Yes, we should strive to be a lot better and maintaining dependencies is one thing that generally everyone in modern development does bad, but this sort of alarmist posts that have no concrete examples generally just lead to people ignoring the whole field/industry. If those images are exploitable in the ways they are intended to be used highlight that. If it's as bad as this post makes it sound then that should be easy.



CVSS is a common and open approach. CVSS scores that are particularly high, are often directly exploitable. If they aren't, then probably their calculation was done wrong. You can try it for yourself here: https://www.first.org/cvss/calculator/3.0

Having said that, what can lead to a serious attack for your organization is often subject to a combination of factors. Say, there is an SSRF vulnerability in your own application, because the HTTP library you use doesn't parse the URL correctly, so now an attacker can let your application perform arbitrary HTTP requests. But fortunately, the connectivity of your application server is quite limited, so that an attacker can't reach internal systems, can't go to the internet, uses strong authentication to web services it does use, all the good stuff. So now the chance of a successful, serious attack is largely diminished.

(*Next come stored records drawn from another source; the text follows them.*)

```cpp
extern "C" int sf_icp_align_batch_async(sf_icp *icp, int mode)
{
    SF_TRY(check_ready(icp, mode));
    SF_CHECK(!icp->shard, SF_ERR_STATE, "a sharded alignment needs the exchange between its halves: use sf_icp_step_begin / sf_icp_step_end");
    SF_HIP(hipSetDevice(icp->ctx->device));
    const SrcSet &ss = icp->src();
    icp->last_mode = mode;
    icp->last_fused = fused_eligible(icp, mode);
    icp->df_planned = !icp->last_fused && defer_planned(icp, mode);
    SF_TRY(order_lut_prepare(icp));
    const bool beside = icp->unfetched;
    LaneScope lanes(icp, icp->pipeline != 0 && !icp->last_fused && !icp->profiling && !ss.n_on_device);
    SF_TRY(lanes.rc);
    Lane &ln = icp->cur();
    if (!lanes.piped) SF_TRY(lane_reserve(icp));
    icp->unfetched = true;
    icp->prev_ok = lanes.piped && beside && icp->prev().meta.valid;
    icp->prev_cov_ok = icp->prev_ok && icp->prev().meta.cov;
    lane_describe(icp, mode, icp->cov_on != 0);
    hipStream_t s = icp->ctx->stream;
    if (icp->cov_on) SF_TRY(cov_alloc(icp));
    SF_TRY(launch_state_init(icp));
    if (icp->last_fused) {
        SF_TRY(order_queries(icp, mode));
        SF_TRY(launch_fused(icp, mode));
        if (icp->cov_on) {
            enqueue_cov(icp, mode, false);
            SF_HIP(hipGetLastError());
        }
        return SF_OK;
    }
    if (mode == SF_ICP_REF_CPP && icp->map->window.kind != 0) {
        SF_TRY(icp->map->d_window.reserve(sizeof(SfWindow)));
        hipLaunchKernelGGL(k_set_window, dim3(1), dim3(1), 0, s, icp->map->d_window.as<SfWindow>(), icp->map->window);
    }
    SF_TRY(order_queries(icp, mode));
    if (mode != SF_ICP_REF_CPP) SF_TRY(reuse_reset(icp, ss.n * ss.batch));
    if (freeze_on(icp, mode)) SF_TRY(freeze_alloc(icp));
    if (icp->use_graph && !icp->profiling && (icp->map->window.kind == 0 || mode == SF_ICP_REF_CPP)) {
        if (mode == SF_ICP_REF_CPP) {
            SF_TRY(ln.X.reserve(sizeof(float) * 3 * (size_t)std::max<int64_t>(ss.plane, 1)));
            SF_TRY(ln.corr.reserve(sizeof(float4) * (size_t)std::max<int64_t>(ss.plane, 1)));
        }
        const sf_icp::GraphKey key = graph_key_now(icp, mode);
        const bool hit = ln.graph_exec && key == ln.graph_key;
        if (!hit) {
            if (ln.graph_exec) { hipError_t e = hipGraphExecDestroy(ln.graph_exec); (void)e; ln.graph_exec = nullptr; }
            hipGraph_t graph = nullptr;
            SF_HIP(hipStreamBeginCapture(s, hipStreamCaptureModeThreadLocal));
            int rc = enqueue_align(icp, mode);
            hipError_t e = hipStreamEndCapture(s, &graph);
            if (rc != SF_OK) return rc;
            SF_CHECK(e == hipSuccess, SF_ERR_HIP, "hipStreamEndCapture: %s", hipGetErrorString(e));
            e = hipGraphInstantiate(&ln.graph_exec, graph, nullptr, nullptr, 0);
            hipError_t e2 = hipGraphDestroy(graph);
            (void)e2;
            SF_CHECK(e == hipSuccess, SF_ERR_HIP, "hipGraphInstantiate: %s", hipGetErrorString(e));
            ln.graph_key = key;
            icp->graph_captures += 1;
        }
        icp->graph_replays += 1;
        SF_HIP(hipGraphLaunch(ln.graph_exec, s));
        return SF_OK;
// ... 186 lines not shown
    hipStream_t s = icp->ctx->stream;
    IcpState *st = ln.state.as<IcpState>();
    SF_TRY(icp->own_blk.reserve(sizeof(uint32_t) * (size_t)nbf * (size_t)B));
    SF_TRY(icp->own_count.reserve(sizeof(uint32_t) * (size_t)B));
    SF_TRY(icp->own_off.reserve(sizeof(uint32_t) * (size_t)(B + 1)));
    const float *X = soa(ss.X0, ss.plane, 0), *Y = soa(ss.X0, ss.plane, 1), *Z = soa(ss.X0, ss.plane, 2);
    const dim3 grid((unsigned)nbf, (unsigned)B);
    if (resume) hipLaunchKernelGGL(k_own_resume, dim3(nblk(B, 64)), dim3(64), 0, s, st, B);
    SF_TRY(icp->own_keep.reserve(sizeof(unsigned long long) * (size_t)nbf * (size_t)B * (BLK / 64)));
    hipLaunchKernelGGL(k_own_count, grid, dim3(BLK), 0, s, X, Y, Z, n, st, icp->xlo, icp->xhi, icp->own_margin, icp->own_blk.as<uint32_t>(), nbf, icp->own_keep.as<unsigned long long>());
    hipLaunchKernelGGL(k_own_scan, dim3((unsigned)B), dim3(1024), 0, s, st, icp->own_blk.as<uint32_t>(), nbf, icp->own_count.as<uint32_t>());
    icp->h_own.assign((size_t)B + 1, 0u);
    SF_HIP(hipMemcpyAsync(icp->h_own.data() + 1, icp->own_count.p, sizeof(uint32_t) * (size_t)B, hipMemcpyDeviceToHost, s));
    SF_HIP(hipStreamSynchronize(s));
    uint32_t maxc = 0;
    for (int b = 0; b < B; ++b) {
        maxc = std::max(maxc, icp->h_own[(size_t)b + 1]);
        icp->h_own[(size_t)b + 1] += icp->h_own[(size_t)b];
    }
    const int64_t own = (int64_t)icp->h_own[(size_t)B];
    icp->own_total = own;
    icp->own_nblocks = (int)std::max<int64_t>(1, sf::div_up((int64_t)maxc, BLK * ss.qpl));
    SF_HIP(hipMemcpyAsync(icp->own_off.p, icp->h_own.data(), sizeof(uint32_t) * (size_t)(B + 1), hipMemcpyHostToDevice, s));
    const size_t cap = (size_t)std::max<int64_t>(own, 1);
    SF_TRY(icp->own_idx.reserve(sizeof(uint32_t) * cap));
    SF_TRY(ln.Xq.reserve(sizeof(float) * 3 * cap));
    if (own > 0) {
        hipLaunchKernelGGL(k_own_scatter, grid, dim3(BLK), 0, s, n, st, icp->own_keep.as<unsigned long long>(), icp->own_blk.as<uint32_t>(), nbf, icp->own_off.as<uint32_t>(),
                           icp->own_idx.as<uint32_t>());
        SF_TRY(run_order_sort(icp, B, (int64_t)maxc, own, icp->own_off.as<uint32_t>(), icp->own_idx.as<uint32_t>()));
    }
    hipLaunchKernelGGL(k_own_mark, dim3(nblk(B, 64)), dim3(64), 0, s, st, B);
    SF_HIP(hipGetLastError());
    return reuse_reset(icp, own);
}

}

extern "C" int sf_icp_step_begin(sf_icp *icp, int mode, int first)
{
    SF_TRY(check_ready(icp, mode));
    SF_CHECK(mode != SF_ICP_REF_CPP, SF_ERR_INVALID, "stepping supports O3D_P2P and P2PLANE");
    SF_CHECK(first >= 0 && first <= 2, SF_ERR_INVALID, "first must be 0, 1 or 2");
    SF_CHECK(!icp->cov_on, SF_ERR_STATE, COV_DECLINE_MSG);
    SF_CHECK(first != 2 || icp->shard, SF_ERR_STATE, "resume (first = 2) is a sharded-path operation");
    Lane &ln = icp->cur(); SrcSet &ss = icp->src();
    SF_HIP(hipSetDevice(icp->ctx->device));
    icp->last_mode = mode;
    icp->last_fused = false;
    if (first) SF_TRY(step_adopt_source(icp));
    if (first == 1) lane_describe(icp, mode, false);
    if (first) icp->df_planned = defer_planned(icp, mode);
    if (first) SF_TRY(order_lut_prepare(icp));
    if (first == 1) SF_TRY(launch_state_init(icp));
    if (icp->shard) {
        if (first) SF_TRY(shard_build(icp, first == 2));
    } else if (first) {
        SF_TRY(order_queries(icp, mode));
        SF_TRY(reuse_reset(icp, ss.n * ss.batch));
    }
    if (first) SF_TRY(freeze_start_pass(icp, mode));
    double *x = reinterpret_cast<double *>(sf_icp_exchange_ptr(icp, nullptr));
    hipStream_t s = icp->ctx->stream;
    const bool q1 = mode == SF_ICP_P2PLANE && ss.qpl > 1 && icp->fz_step < VERIFY_FROM_SEARCH;
    const int nb = icp->shard ? (q1 ? icp->own_nblocks * ss.qpl : icp->own_nblocks) : (q1 ? ss.nblocks : ss.nblocks_nn);
    const int qpl_now = q1 ? 1 : ss.qpl;
    const uint32_t *off = icp->shard ? icp->own_off.as<uint32_t>() : nullptr;
    if (mode == SF_ICP_O3D_P2P) {
        launch_nn_red<1>(icp, icp->shard);
        ProfScope ps(icp, SF_PROF_REDUCE);
        hipLaunchKernelGGL(k_reduce_only<1>, dim3(ss.batch), dim3(SBLK), 0, s, ln.state.as<IcpState>(), ln.partials.as<double>(), nb, x, off, ss.qpl, freeze_bufs(icp, false));
    } else {
        const bool df = !q1 && defer_now(icp, mode, icp->fz_step);
        if (freeze_nn_now(icp, mode)) launch_nn_red_fz(icp, icp->shard, icp->fz_step > icp->fz_from);
        else if (df) launch_nn_red_df(icp);
        else launch_nn_red<2>(icp, icp->shard, q1);
        ProfScope ps(icp, SF_PROF_REDUCE);
        hipLaunchKernelGGL(k_reduce_only<2>, dim3(ss.batch), dim3(SBLK), 0, s, ln.state.as<IcpState>(), ln.partials.as<double>(), nb, x, off, qpl_now,
                           freeze_bufs(icp, freeze_nn_now(icp, mode), df));
    }
    SF_HIP(hipGetLastError());
    return SF_OK;
}

extern "C" int sf_icp_step_end(sf_icp *icp, int mode, int last)
{
    SF_TRY(check_ready(icp, mode));
    Lane &ln = icp->cur(); SrcSet &ss = icp->src();
    (void)last;
    const double *x = reinterpret_cast<const double *>(sf_icp_exchange_ptr(icp, nullptr));
    hipStream_t s = icp->ctx->stream;
    const int K = icp->prm.num_iters;
    ProfScope ps(icp, SF_PROF_SOLVE);
    if (mode == SF_ICP_O3D_P2P)
        hipLaunchKernelGGL(k_solve_only<1>, dim3(nblk(ss.batch, 64)), dim3(64), 0, s, ln.state.as<IcpState>(), x, (int)ss.n, K, ss.batch, ss.d_boxes.as<ScanBox>(),
                           icp->shard ? icp->own_margin : 0.0f, (FreezeState *)nullptr, icp->fz_prm, 0);
    else
        hipLaunchKernelGGL(k_solve_only<2>, dim3(nblk(ss.batch, 64)), dim3(64), 0, s, ln.state.as<IcpState>(), x, (int)ss.n, K, ss.batch, ss.d_boxes.as<ScanBox>(),
                           icp->shard ? icp->own_margin : 0.0f, freeze_solve_now(icp, mode) ? ln.fz_state.as<FreezeState>() : (FreezeState *)nullptr, icp->fz_prm,
                           (int)(icp->fz_step + 2 < K));
    icp->fz_step += 1;
    SF_HIP(hipGetLastError());
    return SF_OK;
}

extern "C" int sf_icp_profile_read_launches(sf_icp *icp, float *ms, uint32_t *searched_queries, uint32_t *searched_waves, int64_t cap, int64_t *n)
// ... 233 lines not shown
```

slam_sensor_fusion_amd/csrc/sf_map.hip:

```cpp
#include "sf_common.hpp"
#include "sf_nn.hpp"
#include "sf_knn.hpp"

#include "sf_sort.hpp"
#include <cmath>
#include <cstring>

namespace {

inline unsigned nblk(int64_t n, int b = 256) { return (unsigned)sf::div_up(n > 0 ? n : 1, b); }

struct GridGeom { float org[3]; float inv_h; int dim[3]; uint64_t ncell; };

inline void prof_begin(sf_map *m)
{
    if (!m->profile) return;
    for (int i = 0; i < 2; ++i)
        if (!m->prof_ev[i] && hipEventCreate(&m->prof_ev[i]) != hipSuccess) { m->prof_ev[i] = nullptr; m->profile = false; return; }
    hipError_t e = hipEventRecord(m->prof_ev[0], m->ctx->stream);
    (void)e;
}
inline void prof_end(sf_map *m)
{
    if (!m->profile) return;
// ... 84 lines not shown
    const double step = (double)lattice * h;
    return (float)(std::floor((double)mn / step) * step);
}

inline bool table_by_scan(uint64_t ncell, int64_t n_points, int lattice) { return ncell > (1ull << 28) || lattice > 0 || ncell > 16ull * (uint64_t)std::max<int64_t>(n_points, 1); }
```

Also, it can be quite complicated to know what the exact, real dependencies of your application are. What is the transitive/recursive list of dependencies your application uses? Which of your application's dependencies actually use libraries on your system? And what are _their_ dependencies? I think that cost wise, it is cheaper to make sure your application dependencies, containers, host system libraries, container orchestration tools, etc. are always up to date.

And yeah, I agree that the post doesn't do a good job at all to provide a sane rationale on _why_ you should update. Anyone who has ever administered an operating system knows that security vulnerabilities are found in them every day. But the awareness that a Docker container is subject to the same pace is definitely not present everywhere, and it probably should be.


I'm not sure if that was the idea, but nothing you said refutes what I said. If there is a potential SSRF due to one of those vulnerabilities show that, if there is a potential but unlikely RCE show that.

Just saying that the default node image has 580 vulnerabilities helps no one actually trying to fix these vulnerabilities or assess how to prevent this in the future.